Cyclica, a company specializing in data-driven drug discovery, has determined that the lung-cancer drug capmatinib shows evidence of attenuating the impact of coronavirus. The firm made the discovery via collaboration with Ryerson, the Vector Institute, and other Canadian institutions; funding came through COVID-19 grants from the Canadian Institute for Advanced Research (CIFAR) and Natural Sciences and Engineering Research Council of Canada (NSERC) Alliance COVID-19 grants, with funding support from FedDev Ontario.

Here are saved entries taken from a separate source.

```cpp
void launch_up_phase_weights(hipStream_t st, const bf16_t* w, bf16_t* out, int Npad, int Cpad) {
  const int64_t total = (int64_t)16 * Npad * Cpad;
  int grid = (int)((total + 255) / 256);
  if (grid > 4096) grid = 4096;
  hipLaunchKernelGGL(k_up_phase_weights, dim3(grid), dim3(256), 0, st, w, out, Npad, Cpad);
}

void launch_repack_weight(hipStream_t st, const float* w, bf16_t* out, int N, int Cin, int KH,
                          int KW, int Npad, int Cpad, int geglu, int64_t src_row_offset) {
  const int64_t total = (int64_t)Npad * KH * KW * Cpad;
  int grid = (int)((total + 255) / 256);
  if (grid > 4096) grid = 4096;
  hipLaunchKernelGGL(k_repack_weight, dim3(grid), dim3(256), 0, st, w, out, N, Cin, KH, KW, Npad,
                     Cpad, geglu, src_row_offset);
}

}
```

cycle-diffusion_amd/csrc/engine.hip:

```cpp
#include <stdlib.h>

#include "engine.h"

#include <string.h>

namespace cd {

Arena::~Arena() { if (base_) (void)hipFree(base_); }
void Arena::init(size_t bytes) {
  if (base_) { (void)hipFree(base_); base_ = nullptr; }
  HIP_CHECK(hipMalloc((void**)&base_, bytes));
  cap_ = bytes; off_ = 0; high_ = 0;
}
void* Arena::alloc(size_t bytes) {
  size_t a = (off_ + 255) & ~(size_t)255;
  CD_CHECK(a + bytes <= cap_, "workspace arena exhausted: need %zu more bytes (capacity %zu); "
           "create the engine with a larger workspace", a + bytes - cap_, cap_);
  off_ = a + bytes;
  if (off_ > high_) high_ = off_;
  return base_ + a;
}

ParamStore::~ParamStore() {
  for (void* p : allocs_) (void)hipFree(p);
// ... 101 lines not shown
  d.targets.push_back(t);
}

template <typename OutT>
__global__ void k_pack_rows(const float* __restrict__ w, OutT* __restrict__ out, int rows, int Cin,
                            int KH, int KW, int Cpad, int dst_row0, int src_base, int grp,
                            int grp_stride, int geglu, int Ntot, float scale) {
  const int64_t total = (int64_t)rows * KH * KW * Cpad;
  for (int64_t i = blockIdx.x * (int64_t)blockDim.x + threadIdx.x; i < total;
       i += (int64_t)gridDim.x * blockDim.x) {
    const int c = (int)(i % Cpad);
    int64_t t = i / Cpad;
    const int s = (int)(t % KW); t /= KW;
    const int r = (int)(t % KH); t /= KH;
    const int j = (int)t;
    int jj = j;
    if (geglu) {
      const int blk = j / 64, within = j % 64;
      jj = (within < 32) ? blk * 32 + within : Ntot / 2 + blk * 32 + (within - 32);
    }
    const int src = src_base + (jj / grp) * grp_stride + (jj % grp);
    float v = 0.f;
    if (c < Cin) v = w[(((int64_t)src * Cin + c) * KH + r) * KW + s] * scale;
    const int64_t o = ((int64_t)(dst_row0 + j) * KH * KW + (int64_t)r * KW + s) * Cpad + c;
    if constexpr (sizeof(OutT) == 4) out[o] = v;
    else out[o] = f2bf(v);
  }
}

void ParamStore::load(hipStream_t st, const std::string& name, const float* host, int ndim,
                      const int64_t* shape) {
  ++version;
  auto it = by_name_.find(name);
  CD_CHECK(it != by_name_.end(), "unknown parameter name '%s'", name.c_str());
  ParamDecl& d = *it->second;
  int64_t n = 1, nd = 1;
  for (int i = 0; i < ndim; ++i) n *= shape[i];
  for (auto s : d.shape) nd *= s;
  bool ok = (n == nd) && ndim >= 1 && shape[0] == d.shape[0];
  if (ok && d.shape.size() >= 2 && ndim >= 2) ok = (shape[1] == d.shape[1]);
  CD_CHECK(ok, "parameter %s: shape mismatch (got %lld elements, ndim %d; expected %lld)", name.c_str(),
           (long long)n, ndim, (long long)nd);
  const size_t bytes = (size_t)n * sizeof(float);
  if (bytes > staging_bytes_) {
    if (staging_) HIP_CHECK(hipFree(staging_));
    staging_bytes_ = bytes < (1u << 20) ? (1u << 20) : bytes;
    HIP_CHECK(hipMalloc((void**)&staging_, staging_bytes_));
  }
  HIP_CHECK(hipStreamSynchronize(st));
  if (d.transposed) {
    const int64_t K = d.shape[0], N = d.shape[1];
    std::vector<float> tr((size_t)n);
    for (int64_t k = 0; k < K; ++k)
      for (int64_t j = 0; j < N; ++j) tr[(size_t)j * K + k] = host[(size_t)k * N + j];
    HIP_CHECK(hipMemcpy(staging_, tr.data(), bytes, hipMemcpyHostToDevice));
  } else {
    HIP_CHECK(hipMemcpy(staging_, host, bytes, hipMemcpyHostToDevice));
  }
  for (const PackTarget& t : d.targets) {
    if (t.kind == PackTarget::MATRIX_BF16) {
      const ConvW* c = t.conv;
      const int64_t total = (int64_t)t.rows * c->KH * c->KW * c->Cpad;
      int grid = (int)((total + 255) / 256);
      if (grid > 8192) grid = 8192;
      if (c->f32)
        hipLaunchKernelGGL(k_pack_rows<float>, dim3(grid), dim3(256), 0, st, staging_, (float*)c->w, t.rows, c->Cin,
                           c->KH, c->KW, c->Cpad, t.dst_row0, t.src_base, t.grp, t.grp_stride, t.geglu ? 1 : 0, c->N,
                           t.scale);
      else
        hipLaunchKernelGGL(k_pack_rows<bf16_t>, dim3(grid), dim3(256), 0, st, staging_, c->w, t.rows, c->Cin, c->KH,
                           c->KW, c->Cpad, t.dst_row0, t.src_base, t.grp, t.grp_stride, t.geglu ? 1 : 0, c->N, t.scale);
      if (c->wfrag) launch_pack_wfrag(st, c->w, c->Ktot(), c->wfrag, c->Npad);
      if (c->w3) launch_pack_w3(st, (const float*)c->w, c->w3, c->Npad, c->KH * c->KW, c->Cpad, overflow);
    } else {
      const int K = (t.kind == PackTarget::MATRIX_F32) ? t.K : 1;
      std::vector<float> tmp((size_t)t.rows * K);
      for (int j = 0; j < t.rows; ++j) {
        int jj = j;
        if (t.geglu) {
          const int blk = j / 64, within = j % 64;
          jj = (within < 32) ? blk * 32 + within : t.geglu_N / 2 + blk * 32 + (within - 32);
        }
        const int src = t.src_base + (jj / t.grp) * t.grp_stride + (jj % t.grp);
        memcpy(&tmp[(size_t)j * K], host + (size_t)src * K, (size_t)K * sizeof(float));
      }
      HIP_CHECK(hipMemcpy(t.fdst + (size_t)t.dst_off * K, tmp.data(), tmp.size() * sizeof(float),
                          hipMemcpyHostToDevice));
    }
  }
  HIP_CHECK(hipStreamSynchronize(st));
  d.loaded = true;
}

int ParamStore::missing(std::string* first) const {
  int n = 0;
  for (auto& d : decls_)
    if (!d->loaded) {
      if (n == 0 && first) *first = d->name;
      ++n;
    }
  return n;
}

Act alloc_act(Ctx& c, int B, int H, int W, int C, bool with_stats) {
  Act a; a.B = B; a.H = H; a.W = W; a.C = C; a.ld = C; a.f32 = c.f32;
  a.p = (bf16_t*)c.arena->alloc((size_t)B * H * W * C * (c.f32 ? sizeof(float) : sizeof(bf16_t)));
  if ((!c.f32 || c.x3) && with_stats && ((H * W) % 32) == 0)
    a.stats_buf = (float*)c.arena->alloc((size_t)(B * H * W / 32) * 2 * C * sizeof(float));
  return a;
}
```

Capmatinib is an FDA-approved MET inhibitor, marketed by Novartis under the name Tabrecta; the treatment is used in clinical applications to treat patients with non-small-cell lung cancer. According to the researchers, testing capmatinib in a collection of experiments evaluating viral infectivity, entry and mechanism showed promising results.
“By targeting human proteins necessary for the coronavirus lifecycle, we are developing therapeutic strategies applicable to future strains or variants,” said Bo Wang of the Vector Institute. “Unlike high throughput screens, accurate AI predictions aimed at specific human-based, antiviral targets provided us with a risk-adjusted strategy to search for drug-repurposing opportunities using scientifically accurate experiments with high biological relevance.”
In Canada, infection rates recently surpassed the 1m mark, with deaths are at more than 23,000 and counting. With the world reaching 132m infections and nearly 3m deaths, life-sciences professionals are keen to discover new potential interventions.
Each of the research institutions contributed a different resource to further the discovery. The Vector Institute team’s graph convolutional network (GCN) identified possible human targets relevant to COVID-19, which fed into Cyclica’s PolypharmDB database for finding repurposing opportunities, which were generated using Cyclica’s deep learning approach MatchMaker. Multiple candidate treatments were identified with the technology, with capmatinib showcasing prominent activity.
Costin Antonescu, from the Department of Chemistry and Biology at Ryerson University, said capmatinib’s activity was independent of its known target MET, with evidence pointing towards its inhibition of the IRAK1/IRAK4 pathways.
“COVID has highlighted how important repurposing discoveries are to the future of medicine,” said Antonescu. “These drugs move to clinical trials and through regulatory approval quickly and can therefore reach patients faster; we’ve found a drug that has demonstrated robust antiviral activity in our model systems and we look forward to getting this data in the hands of pharma."
Antonescu added, “There is still much to learn about the etiology of COVID-19, and unraveling the dichotomy of the IRAK pathway as both protective against infections but also critical for viral proliferation may be an important piece to combating this terrible disease.”
This research is a part of the Cyclica COVID Stimulus Program. Launched in March 2020, the project involved engaging in a multi-institution collaboration to use a full-stack AI approach to identify a non-obvious repurposing candidate for COVID-19.
“Our goal with the COVID Stimulus Plan was to make a measurable impact on patient lives today through proposing new therapeutic candidates, as well as advance our understanding of COVID-19 and other related diseases,” said Cyclica CEO Naheed Kurji. “This is important as in addition to COVID-19, two additional coronaviruses were responsible for deadly outbreaks in the past 20 years that had pandemic potential.”